Reputation: 1286
Say I have a dataset with 10000 movies in https://bpaste.net/show/05fa224794e4, with an ercerpt of the dataset being
tt0111161 The Shawshank Redemption (1994) 1994 9.2 619479 142 mins. Crime|Drama
tt0110912 Pulp Fiction (1994) 1994 9.0 490065 154 mins. Crime|Thriller
tt0137523 Fight Club (1999) 1999 8.8 458173 139 mins. Drama|Mystery|Thriller
tt0133093 The Matrix (1999) 1999 8.7 448114 136 mins. Action|Adventure|Sci-Fi
tt1375666 Inception (2010) 2010 8.9 385149 148 mins. Action|Adventure|Sci-Fi|Thriller
tt0109830 Forrest Gump (1994) 1994 8.7 368994 142 mins. Comedy|Drama|Romance
tt0169547 American Beauty (1999) 1999 8.6 338332 122 mins. Drama
tt0499549 Avatar (2009) 2009 8.1 336855 162 mins. Action|Adventure|Fantasy|Sci-Fi
tt0108052 Schindler's List (1993) 1993 8.9 325888 195 mins. Biography|Drama|History|War
tt0080684 Star Wars: Episode V - The Empire Strikes Back (1980) 1980 8.8 320105 124 mins. Action|Adventure|Family|Sci-Fi
tt0372784 Batman Begins (2005) 2005 8.3 316613 140 mins. Action|Crime|Drama|Thriller
tt0114814 The Usual Suspects (1995) 1995 8.7 306624 106 mins. Crime|Mystery|Thriller
tt0102926 The Silence of the Lambs (1991) 1991 8.7 293081 118 mins. Crime|Thriller
tt0120338 Titanic (1997) 1997 7.4 284245 194 mins. Adventure|Drama|History|Romance
I have this gist of code that loads my dataset and performs some changes to it
import pandas as pd
import numpy as np
headers = ['imdbID', 'title', 'year', 'score', 'votes', 'runtime', 'genres']
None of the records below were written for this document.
template <class Depth>
__device__ __forceinline__ float cd_get_depth(Depth depth, int x, int y)
{
    x = x < 0 ? 0 : (x >= RT_CAMERA_RES ? RT_CAMERA_RES - 1 : x);
    y = y < 0 ? 0 : (y >= RT_CAMERA_RES ? RT_CAMERA_RES - 1 : y);
    return depth(x, y);
}
template <class Depth>
__device__ __forceinline__ float cd_interp(Depth d, int x, int y)
{
    if (x < 0) {
        float m = cd_get_depth(d, x + 1, y);
        float dd = cd_get_depth(d, x + 2, y) - m;
        return m - dd;
    }
    if (x >= RT_CAMERA_RES) {
        float m = cd_get_depth(d, x - 1, y);
        float dd = cd_get_depth(d, x - 2, y) - m;
        return m - dd;
    }
    if (y < 0) {
// ... 980 lines not shown
                live = true;
            }
            __builtin_amdgcn_s_waitcnt(0);
            if (lane == 0) {
                q.l_head = head + take;
                q.ls_top = sl - more;
            }
            q_unlock(&q.lock, lane);
            const uint32_t lid = late(lane);
            const uint32_t j = lid & (LPR - 1u), base = lid & ~(LPR - 1u);
            const SegOctaves<LPR> g = seg_octaves<LPR>(c, j);
            for (;;) {
                if (live && !march_live<L, true, true>(cl, st, aux_ao(aux) ? RT_AO_END : 100.0f, 0)) {
                    if (j == 0u) {
                        stat(aux_ao(aux) ? BlockStats::AO : BlockStats::SHADOW, (uint32_t)st.iters);
                        if (kAoSlots > 0u && aux_ao_slot(aux)) ao_slot_finish(st, t, aux);
                        else long_finish<L>(k, m, s_fr, fin, finp, samples, aocc, t, aux, st);
                    }
                    live = false;
                }
                if (!__ballot(live)) break;
                WT(wt[25]++;)
                if (live) {
                    auto dens = [&](f3 q0) {
                        uint32_t used;
                        const float d = density_nomadplains_seg<LPR>(cl, g, q0, j, base, &used);
                        if constexpr (STATS) {
                            if (j == 0u) atomicAdd(&s_st.v[BlockStats::NOISE], (unsigned long long)(used + 1u));
                            if (lane == (uint32_t)__builtin_ctzll(__ballot(1)))
                                atomicAdd(&s_st.v[BlockStats::NOISE_WAVES], (unsigned long long)SegOctaves<LPR>::R);
                        }
                        return d;
                    };
                    march_step_with<L, true, true, decltype(dens), true>(cl, st, dens);
                }
            }
            uint32_t fa = j == 0u ? aux : kAuxAO;
            if (__ballot(fa < kFinSlots || aux_slot_free(fa))) {
                q_lock(&q.lock, lane);
                free_fin_locked(false, fa);
                q_unlock(&q.lock, lane);
            }
        }
    };

    auto primary_seg = [&](const Ctx& cf, March<L, true>& st, bool lv, uint64_t lb, float spx, float spy) {
        if constexpr (L == RT_NOMADPLAINS && kPrimarySeg > 0u && (!STATS || kStatsPrimarySeg)) {
            constexpr uint32_t LPR = 64u / (kPrimarySeg ? kPrimarySeg : 8u);
            const uint32_t lid = late(lane);
            const uint32_t j = lid & (LPR - 1u), grp = lid / LPR, base = lid & ~(LPR - 1u);
            const uint32_t n = (uint32_t)__popcll(lb);
            uint32_t src = lid;
            uint64_t rem = lb;
            for (uint32_t r = 0; r < n; ++r) {
                const uint32_t sl = (uint32_t)__builtin_ctzll(rem);
                rem &= rem - 1ull;
                src = grp == r ? sl : src;
            }
            March<L, true> sg;
            sg.p = rtm::mk(__shfl(st.p.x, (int)src), __shfl(st.p.y, (int)src), __shfl(st.p.z, (int)src));
            sg.dir = rtm::mk(__shfl(st.dir.x, (int)src), __shfl(st.dir.y, (int)src), __shfl(st.dir.z, (int)src));
            sg.sd = __shfl(st.sd, (int)src);
            sg.dist = __shfl(st.dist, (int)src);
            sg.step = __shfl(st.step, (int)src);
            sg.lastStep = __shfl(st.lastStep, (int)src);
            sg.d = __shfl(st.d, (int)src);
            sg.iters = __shfl(st.iters, (int)src);
            sg.f = {0.0f, 0.0f, 0.0f, 0.0f};
            sg.fog = false;
            bool live = grp < n;
            const SegOctaves<LPR> g = seg_octaves<LPR>(cf, j);
            for (;;) {
                if (live && !march_live<L, true, false>(cf, sg, RT_CAMERA_FAR, max_steps)) live = false;
                if (!__ballot(live)) break;
                if (live) {
                    auto dens = [&](f3 q0) {
                        uint32_t used;
                        const float d = density_nomadplains_seg<LPR, true>(cf, g, q0, j, base, &used);
                        if constexpr (STATS) {
                            if (j == 0u) atomicAdd(&s_st.v[BlockStats::NOISE], (unsigned long long)(used + 1u));
                            if (lane == (uint32_t)__builtin_ctzll(__ballot(1)))
                                atomicAdd(&s_st.v[BlockStats::NOISE_WAVES], (unsigned long long)SegOctaves<LPR>::R);
                        }
                        return d;
                    };
                    march_step_with<L, true, false, decltype(dens), true>(cf, sg, dens);
                }
            }
            const int back = (int)(lane_rank(lb) * LPR);
            const float sd = __shfl(sg.sd, back), dist = __shfl(sg.dist, back), step = __shfl(sg.step, back);
            const float last = __shfl(sg.lastStep, back), d = __shfl(sg.d, back);
            const int iters = __shfl(sg.iters, back);
            if (lv) {
                st.sd = sd;
                st.dist = dist;
                st.step = step;
                st.lastStep = last;
                st.d = d;
                st.iters = iters;
            }
            f3 p, dir;
            get_pixel_ray(cf, spx, spy, &p, &dir);
            st.p = p;
            st.dir = rtm::scale(dir, rtm::rcp(rtm::length(dir)));
        }
    };

    auto do_shade = [&]() {
        q_lock(&q.lock, lane);
        const uint32_t top = vload(q.h_top);
        const uint32_t take = top < 64u ? top : 64u;
        float4 r0 = make_float4(0.0f, 0.0f, 0.0f, 0.0f), r1 = r0, r2 = r0;
        if (lane < take) {
            const uint32_t ri = (top - take + lane) * HR;
            r0 = ld_rec(hq, ri);
            if constexpr (HR == 3u) {
                r1 = ld_rec(hq, ri + 1u);
                r2 = ld_rec(hq, ri + 2u);
            }
// ... 78 lines not shown
            push_long(valid, ao, t, ao_aux);
        }
    };

    auto do_prepass = [&](const FrameTable* __restrict__ pft, uint32_t qt, bool own) {
        if constexpr (L == RT_NOMADPLAINS) {
            constexpr uint32_t LPR = RT_PREPASS_LPR, RPW = 64u / LPR;
            constexpr uint32_t WPF = RT_CAMERA_RES * RT_CAMERA_RES / RPW;
            const uint32_t f = qt / WPF;
            const uint32_t ray0 = (qt - f * WPF) * RPW;
            const uint32_t ray = ray0 + late(lane) / LPR;
            const uint32_t lid = late(lane);
            const uint32_t j = lid & (LPR - 1u), base = lid & ~(LPR - 1u);
            Ctx cp = c;
            cp.k = pft->kcam[0];
            cp.kf = (KPtr)pft->kcam[f];
            cp.eye = rtm::mk(uniform_f(cp.kf->eye[0]), uniform_f(cp.kf->eye[1]), uniform_f(cp.kf->eye[2]));
            cp.sun = rtm::mk(uniform_f(cp.kf->sun[0]), uniform_f(cp.kf->sun[1]), uniform_f(cp.kf->sun[2]));
            const uint32_t tx = ray % RT_CAMERA_RES, ty = ray / RT_CAMERA_RES;
            const float r31 = rtm::rcp(31.0f);
            const uint32_t pxs = (uint32_t)(((float)tx * r31) * cp.k->screen[0]);
            const uint32_t pys = (uint32_t)(((float)ty * r31) * cp.k->screen[1]);
            f3 p, dir;
            get_pixel_ray(cp, (float)pxs, (float)pys, &p, &dir);
            March<L, false> st;
            march_begin(cp, st, p, RT_CAMERA_NEAR, 2.0f, dir);
            const SegOctaves<LPR> g = seg_octaves<LPR>(cp, j);
            __builtin_amdgcn_s_setprio(RT_FUSE_PRIO);
            while (march_live<L, false, true>(cp, st, RT_CAMERA_FAR, 0)) {
                auto dens = [&](f3 q0) {
                    uint32_t used;
                    return density_nomadplains_seg<LPR, false>(cp, g, q0, j, base, &used);
                };
                march_step_with<L, false, true, decltype(dens), true>(cp, st, dens);
            }
            __builtin_amdgcn_s_setprio(0);
            RayResult rr = march_result(st);
            if (rr.density < 0.0f) rr.pd.w = RT_CAMERA_FAR;
            if (j == 0u) {
                typedef float v4f __attribute__((ext_vector_type(4)));
                const v4f v = {rr.pd.x, rr.pd.y, rr.pd.z, rr.pd.w};
                float4* dst = pft->cam[f] + ray;
                asm volatile("global_store_dwordx4 %0, %1, off sc1" : : "v"(dst), "v"(v) : "memory");
            }
            asm volatile("s_waitcnt vmcnt(0)" : : : "memory");
            if (!own) {
                if (lane == 0) __hip_atomic_fetch_add(np.ctl + 1, RPW, __ATOMIC_RELAXED, __HIP_MEMORY_SCOPE_AGENT);
                return;
            }
            typedef uint32_t __attribute__((address_space(1))) guint;
            guint* gf = (guint*)(gp.gate + f * RT_GATE_WORDS);
            uint32_t old = 0;
            if (lane == 0) {
                const uint32_t task = ray0 / RT_FUSE_RAYS_PER_TASK;
                bool whole = true;
                if constexpr (RPW < RT_FUSE_RAYS_PER_TASK)
                    whole = __hip_atomic_fetch_add(gf + RT_GATE_TASKS + task, RPW, __ATOMIC_RELAXED,
                                                   __HIP_MEMORY_SCOPE_AGENT) == RT_FUSE_RAYS_PER_TASK - RPW;
                if (whole) {
                    __hip_atomic_fetch_or(gf + (task >> 5), 1u << (task & 31u), __ATOMIC_RELAXED, __HIP_MEMORY_SCOPE_AGENT);
                    old = __hip_atomic_fetch_add(gf + RT_GATE_CTR, (uint32_t)RT_FUSE_RAYS_PER_TASK, __ATOMIC_RELAXED,
                                                 __HIP_MEMORY_SCOPE_AGENT);
                }
            }
            if ((uint32_t)__builtin_amdgcn_readfirstlane(old) == RT_CAMERA_RES * RT_CAMERA_RES - RT_FUSE_RAYS_PER_TASK) {
                if (gp.debug & 2u) {
                    const uint64_t t0 = __builtin_amdgcn_s_memrealtime();
// ... 122 lines not shown
        }
        Ctx cf = frame_ctx(c, ft, f);
        cf.nz.phase = RT_PHASE_PRIMARY;
        uint32_t px, py;
        const bool valid = unit_pixel(m, f, u, lane, W, H, &px, &py);
        const float pxf = (float)px, pyf = (float)py;
        float plane_x = 0.0f;
        if (valid) {
            float spx = pxf * k->rcp_w, spy = pyf * k->rcp_h;
            const uint32_t cell = (uint32_t)rtm::fma(rtm::floor(spy * 32.0f), 32.0f, rtm::floor(spx * 32.0f));
            if (GATED && !cells_in) {
                const float4* cam = ft->cam[f];
                plane_x = cell_bracket([&](int x, int y) { return cam_depth_sc1(cam, x, y); }, (int)(cell % RT_CAMERA_RES),
                                       (int)(cell / RT_CAMERA_RES)).x;
            } else if (GATED) {
                typedef const float __attribute__((address_space(1))) gcfloat;
                plane_x = __hip_atomic_load((gcfloat*)(ft->cells[f] + cell), __ATOMIC_RELAXED, __HIP_MEMORY_SCOPE_AGENT);
            } else {
                plane_x = gptr(ft->cells[f])[cell].x;
            }
        }
        for (uint32_t a = 0; a < aa; ++a) {
            const uint32_t t = f * m.frame_samples + (u * 64u + lane) * aa + a;
            March<L, true> st;
            st.d = 0.0f;
            bool lv = false;
            if (valid) {
                f3 p, dir;
                get_pixel_ray(cf, pxf + k->aa_off[a][0], pyf + k->aa_off[a][1], &p, &dir);
                march_begin(cf, st, p, plane_x, 1.0f, dir);
                lv = true;
            }
            __builtin_amdgcn_s_setprio(0);
            for (uint32_t it = 0;; ++it) {
                lv = lv && march_live<L, true, false>(cf, st, RT_CAMERA_FAR, max_steps);
                const uint64_t lb = __ballot(lv);
                if (lb == 0ull) break;
                RT_DIAG_LIVE_HIST(if (lane == (uint32_t)__builtin_ctzll(__ballot(1))) atomicAdd(&g_live_hist[__popcll(lb)], 1ull);)
                RT_DIAG_PRIMARY_STEPS(if (lv) {
                    cf.nz.phase = RT_COUNT_PHASE;
                    count_noise(cf.nz);
                    cf.nz.phase = RT_PHASE_PRIMARY;
                })
                if constexpr (L == RT_NOMADPLAINS && kPrimarySeg > 0u && (!STATS || kStatsPrimarySeg)) {
                    if ((uint32_t)__popcll(lb) <= kPrimarySeg) {
                        primary_seg(cf, st, lv, lb, pxf + k->aa_off[a][0], pyf + k->aa_off[a][1]);
                        break;
                    }
                }
#if RT_FBM_EXIT
                if constexpr (L == RT_NOMADPLAINS) {
                    if (lv) {
                        const float ns = st.step * k->step_factor;
                        const bool allow = st.dist + ns < RT_CAMERA_FAR && ns > k->min_limit &&
                                           !(max_steps > 0 && st.iters + 1 >= max_steps);
                        march_step_with<L, true, false>(cf, st, [&](f3 q) { return density_nomadplains_x(cf, q, allow); });
                    }
                } else
#endif
                if (lv) march_step<L, true, false>(cf, st);
                if (it == 96u) __builtin_amdgcn_s_setprio(1);
                else if (it == 224u) __builtin_amdgcn_s_setprio(2);
                else if (it == 384u) __builtin_amdgcn_s_setprio(3);
            }
            __builtin_amdgcn_s_setprio(0);
            const bool hit = valid && st.d > 0.0f;
            WT(if (valid) wp_maxit = max(wp_maxit, (uint32_t)st.iters);)
            RayResult rr;
            if (valid) {
                rr = march_result(st);
                stat(BlockStats::PRIMARY, (uint32_t)st.iters);
                if (!hit) {
                    const float4 v = miss_sample(cf, pxf + k->aa_off[a][0], pyf + k->aa_off[a][1], rr.pd.w, rr.fc);
                    if (aa == 1u) {
                        const uint32_t px8 = unorm8(v.x) | (unorm8(v.y) << 8) | (unorm8(v.z) << 16) | 0xff000000u;
                        if (m.packed) {
                            if (!(RT_DIAG_SKIP & 1)) gptr(ft->out8[f])[packed_index(late(u * 64u + lane))] = px8;
                        } else {
                            const size_t o = (size_t)py * W + px;
                            if (!(RT_DIAG_SKIP & 1)) gptr(ft->out8[f])[o] = px8;
                            if (float4* o32 = ft->out32[f]) gstore(o32 + o, make_float4(v.x, v.y, v.z, 1.0f));
                        }
                    } else {
                        samples[t] = v;
                    }
                }
            }
            const uint64_t hb = __ballot(hit);
            if (lane == 0) hitmask[(f * m.n_units + u) * aa + a] = (m.fit || m.fitm) ? 0ull : hb;
            if (hb) {
                const uint32_t n = (uint32_t)__popcll(hb), rank = lane_rank(hb);
                if (hit) stat(BlockStats::HITS, 1u);
                q_lock(&q.lock, lane);
                const uint32_t top = vload(q.h_top);
                const bool fits = (uint32_t)__builtin_amdgcn_readfirstlane(top) + n <= hit_cap;
                if (hit && fits) hit_store<L>(hq + (size_t)(top + rank) * HR, t, rr);
// ... 428 lines not shown
                                                   uint32_t* __restrict__ steps, uint32_t i)
{
    RayResult rr = march_result(st);
    if (rr.density < 0.0f) rr.pd.w = RT_CAMERA_FAR;
    gstore(out + i, make_float4(rr.pd.x, rr.pd.y, rr.pd.z, rr.pd.w));
    if constexpr (STEPS) steps[i] = (uint32_t)st.iters;
}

movies = pd.read_csv("imdb_top_10000.txt", sep="\t", header=None, names=headers, encoding='UTF-8')
movies.head()
one_hot_encoding = movies["genres"].str.get_dummies(sep='|')
movies = pd.concat([movies, one_hot_encoding], axis=1)
movies_top_250 = movies.sort_values('score', ascending=False).head(250)
Given this
I was thinking of a pivot table maybe? Here using only a subset of genre columns.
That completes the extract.